[Stored data]
== Segment start ==
#ifdef UVWS_EXPERIMENTS
static void experiment_knobs(uvhttp_ws_gpu_engine_t* e) {
    if (const char* mp = getenv("UVHTTP_WS_MAX_POLLS")) e->max_polls = (uint32_t)strtoul(mp, nullptr, 0);
    if (const char* po = getenv("UVHTTP_WS_SCRATCH_POOL")) e->pool_ok &= atoi(po) != 0;
    if (const char* fp = getenv("UVHTTP_WS_PLAN_FPT")) e->plan_fpt = atoi(fp);
    if (const char* ep = getenv("UVHTTP_WS_EPOCH_START")) {
        const unsigned long v = strtoul(ep, nullptr, 0);
        e->epoch = v < kMaxHostEpoch ? (uint32_t)v : 0;
    }
    if (const char* bs = getenv("UVHTTP_WS_BUILD_SMALL")) e->build_small = atoi(bs);
    if (const char* fu = getenv("UVHTTP_WS_FUSED")) e->fused_off = atoi(fu) == 0;
    if (const char* fm = getenv("UVHTTP_WS_FUSED_MAX")) e->fused_max_avg = strtoull(fm, nullptr, 10);
    if (const char* pw = getenv("UVHTTP_WS_PLAN_WIDE")) e->plan_wide = atoi(pw) != 0;
    if (const char* rs = getenv("UVHTTP_WS_REC_SCAN")) e->rec_lookback = strcmp(rs, "3pass") != 0;
    if (const char* bf = getenv("UVHTTP_WS_BUILD_FRAMES")) e->build_frames_max = strtoull(bf, nullptr, 10);
    if (const char* cm = getenv("UVHTTP_WS_COMPACT"))
        e->compact_mode = strcmp(cm, "gather") == 0 ? 1 : strcmp(cm, "scatter") == 0 ? 2 : 0;
    if (const char* ws = getenv("UVHTTP_WS_WALK_SINGLE")) e->walk_single_off = atoi(ws) == 0;
    if (const char* wf = getenv("UVHTTP_WS_WALK_FUSE")) e->walk_fuse = atoi(wf) != 0;
    if (const char* ds = getenv("UVHTTP_WS_DESC_SCAN")) e->desc_scan_off = atoi(ds) == 0;
    if (const char* sq = getenv("UVHTTP_WS_STREAM_SPEC")) e->stream_spec = atoi(sq) != 0;
    if (const char* wr = getenv("UVHTTP_WS_WALK_REC")) e->wr_rec_on = atoi(wr) != 0;
    if (const char* wm = getenv("UVHTTP_WS_WALK"))
        e->walk_mode = strcmp(wm, "lane") == 0 ? 1 : strcmp(wm, "wave") == 0 ? 2 : 0;
    if (const char* tc = getenv("UVHTTP_WS_TIME_CHAIN")) e->time_chain = atoi(tc) != 0;
    if (const char* sp2 = getenv("UVHTTP_WS_SPEC")) e->spec_on = atoi(sp2) != 0;
    if (const char* sm = getenv("UVHTTP_WS_SPEC_MAX")) e->spec_max_avg = strtoull(sm, nullptr, 10);
    if (const char* sf = getenv("UVHTTP_WS_SUMMARY_FAST")) e->sum_fast = atoi(sf) != 0;
    if (const char* de = getenv("UVHTTP_WS_DESC_EMIT")) e->desc_emit = atoi(de);
    if (const char* tl = getenv("UVHTTP_WS_TILE")) {
        int tb = 0, tv = 0;
        if (sscanf(tl, "%dx%d", &tb, &tv) == 2) (void)uvhttp_ws_gpu_engine_set_tile(e, tb, tv);
    }
}
#endif

int uvhttp_ws_gpu_engine_create(int device, uvhttp_ws_gpu_engine_t** out) {
    if (!out) return UVHTTP_WS_GPU_EINVAL;
    *out = nullptr;
    int count = 0;
    if (hipGetDeviceCount(&count) != hipSuccess || count <= 0 || device < 0 || device >= count)
        return UVHTTP_WS_GPU_ENODEV;
    hipDeviceProp_t prop;
    if (hipGetDeviceProperties(&prop, device) != hipSuccess) return UVHTTP_WS_GPU_ENODEV;
    if (strncmp(prop.gcnArchName, "gfx950", 6) != 0) return UVHTTP_WS_GPU_ENODEV;
    uvhttp_ws_gpu_engine_t* e = (uvhttp_ws_gpu_engine_t*)calloc(1, sizeof(*e));
    if (!e) return UVHTTP_WS_GPU_ENOMEM;
    e->device = device;
    e->max_polls = kMaxPolls;
    e->fused_max_avg = kFusedMaxAvg;
    e->rec_lookback = 1;
    e->plan_wide = 0;
    e->build_frames_max = 4096;
    e->wr_rec_on = 1;
    e->spec_on = 1;
    e->spec_max_avg = kFusedMaxAvg;
    e->sum_fast = 1;
    e->desc_emit = 2;
    e->stream_spec = 1;
    {
        int prev = 0;
        (void)hipGetDevice(&prev);
        (void)hipSetDevice(device);
        hipError_t h = hipMalloc(&e->ctl, kCtlWords * sizeof(uint32_t));
        if (h == hipSuccess) h = hipMemset(e->ctl, 0, kCtlWords * sizeof(uint32_t));
        if (h == hipSuccess) h = hipDeviceSynchronize();
        (void)hipSetDevice(prev);
        if (h != hipSuccess) {
            if (e->ctl) (void)hipFree(e->ctl);
            free(e);
            return UVHTTP_WS_GPU_ENOMEM;
        }
    }
    {
        int pools = 0;
        if (hipDeviceGetAttribute(&pools, hipDeviceAttributeMemoryPoolsSupported, device) != hipSuccess)
            pools = 0;
        e->pool_ok = pools ? 1 : 0;
    }
#ifdef UVWS_EXPERIMENTS
    experiment_knobs(e);
#endif
// ... 339 lines not shown
        e->ev_created++;
    }
    (void)hipEventRecord(e->ev[2 * k], s);
    return k;
}

static void timing_end(uvhttp_ws_gpu_engine_t* e, int k, hipStream_t s) {
    if (k < 0) return;
    (void)hipEventRecord(e->ev[2 * k + 1], s);
    e->ev_used = k + 1;
}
== Segment end ==
DIRECTIONS
Each entry above should be retyped exactly, with nothing missed.

REPLY TO THE TASK
#ifdef UVWS_EXPERIMENTS
static void experiment_knobs(uvhttp_ws_gpu_engine_t* e) {
    if (const char* mp = getenv("UVHTTP_WS_MAX_POLLS")) e->max_polls = (uint32_t)strtoul(mp, nullptr, 0);
    if (const char* po = getenv("UVHTTP_WS_SCRATCH_POOL")) e->pool_ok &= atoi(po) != 0;
    if (const char* fp = getenv("UVHTTP_WS_PLAN_FPT")) e->plan_fpt = atoi(fp);
    if (const char* ep = getenv("UVHTTP_WS_EPOCH_START")) {
        const unsigned long v = strtoul(ep, nullptr, 0);
        e->epoch = v < kMaxHostEpoch ? (uint32_t)v : 0;
    }
    if (const char* bs = getenv("UVHTTP_WS_BUILD_SMALL")) e->build_small = atoi(bs);
    if (const char* fu = getenv("UVHTTP_WS_FUSED")) e->fused_off = atoi(fu) == 0;
    if (const char* fm = getenv("UVHTTP_WS_FUSED_MAX")) e->fused_max_avg = strtoull(fm, nullptr, 10);
    if (const char* pw = getenv("UVHTTP_WS_PLAN_WIDE")) e->plan_wide = atoi(pw) != 0;
    if (const char* rs = getenv("UVHTTP_WS_REC_SCAN")) e->rec_lookback = strcmp(rs, "3pass") != 0;
    if (const char* bf = getenv("UVHTTP_WS_BUILD_FRAMES")) e->build_frames_max = strtoull(bf, nullptr, 10);
    if (const char* cm = getenv("UVHTTP_WS_COMPACT"))
        e->compact_mode = strcmp(cm, "gather") == 0 ? 1 : strcmp(cm, "scatter") == 0 ? 2 : 0;
    if (const char* ws = getenv("UVHTTP_WS_WALK_SINGLE")) e->walk_single_off = atoi(ws) == 0;
    if (const char* wf = getenv("UVHTTP_WS_WALK_FUSE")) e->walk_fuse = atoi(wf) != 0;
    if (const char* ds = getenv("UVHTTP_WS_DESC_SCAN")) e->desc_scan_off = atoi(ds) == 0;
    if (const char* sq = getenv("UVHTTP_WS_STREAM_SPEC")) e->stream_spec = atoi(sq) != 0;
    if (const char* wr = getenv("UVHTTP_WS_WALK_REC")) e->wr_rec_on = atoi(wr) != 0;
    if (const char* wm = getenv("UVHTTP_WS_WALK"))
        e->walk_mode = strcmp(wm, "lane") == 0 ? 1 : strcmp(wm, "wave") == 0 ? 2 : 0;
    if (const char* tc = getenv("UVHTTP_WS_TIME_CHAIN")) e->time_chain = atoi(tc) != 0;
    if (const char* sp2 = getenv("UVHTTP_WS_SPEC")) e->spec_on = atoi(sp2) != 0;
    if (const char* sm = getenv("UVHTTP_WS_SPEC_MAX")) e->spec_max_avg = strtoull(sm, nullptr, 10);
    if (const char* sf = getenv("UVHTTP_WS_SUMMARY_FAST")) e->sum_fast = atoi(sf) != 0;
    if (const char* de = getenv("UVHTTP_WS_DESC_EMIT")) e->desc_emit = atoi(de);
    if (const char* tl = getenv("UVHTTP_WS_TILE")) {
        int tb = 0, tv = 0;
        if (sscanf(tl, "%dx%d", &tb, &tv) == 2) (void)uvhttp_ws_gpu_engine_set_tile(e, tb, tv);
    }
}
#endif

int uvhttp_ws_gpu_engine_create(int device, uvhttp_ws_gpu_engine_t** out) {
    if (!out) return UVHTTP_WS_GPU_EINVAL;
    *out = nullptr;
    int count = 0;
    if (hipGetDeviceCount(&count) != hipSuccess || count <= 0 || device < 0 || device >= count)
        return UVHTTP_WS_GPU_ENODEV;
    hipDeviceProp_t prop;
    if (hipGetDeviceProperties(&prop, device) != hipSuccess) return UVHTTP_WS_GPU_ENODEV;
    if (strncmp(prop.gcnArchName, "gfx950", 6) != 0) return UVHTTP_WS_GPU_ENODEV;
    uvhttp_ws_gpu_engine_t* e = (uvhttp_ws_gpu_engine_t*)calloc(1, sizeof(*e));
    if (!e) return UVHTTP_WS_GPU_ENOMEM;
    e->device = device;
    e->max_polls = kMaxPolls;
    e->fused_max_avg = kFusedMaxAvg;
    e->rec_lookback = 1;
    e->plan_wide = 0;
    e->build_frames_max = 4096;
    e->wr_rec_on = 1;
    e->spec_on = 1;
    e->spec_max_avg = kFusedMaxAvg;
    e->sum_fast = 1;
    e->desc_emit = 2;
    e->stream_spec = 1;
    {
        int prev = 0;
        (void)hipGetDevice(&prev);
        (void)hipSetDevice(device);
        hipError_t h = hipMalloc(&e->ctl, kCtlWords * sizeof(uint32_t));
        if (h == hipSuccess) h = hipMemset(e->ctl, 0, kCtlWords * sizeof(uint32_t));
        if (h == hipSuccess) h = hipDeviceSynchronize();
        (void)hipSetDevice(prev);
        if (h != hipSuccess) {
            if (e->ctl) (void)hipFree(e->ctl);
            free(e);
            return UVHTTP_WS_GPU_ENOMEM;
        }
    }
    {
        int pools = 0;
        if (hipDeviceGetAttribute(&pools, hipDeviceAttributeMemoryPoolsSupported, device) != hipSuccess)
            pools = 0;
        e->pool_ok = pools ? 1 : 0;
    }
#ifdef UVWS_EXPERIMENTS
    experiment_knobs(e);
#endif
// ... 339 lines not shown
        e->ev_created++;
    }
    (void)hipEventRecord(e->ev[2 * k], s);
    return k;
}

static void timing_end(uvhttp_ws_gpu_engine_t* e, int k, hipStream_t s) {
    if (k < 0) return;
    (void)hipEventRecord(e->ev[2 * k + 1], s);
    e->ev_used = k + 1;
}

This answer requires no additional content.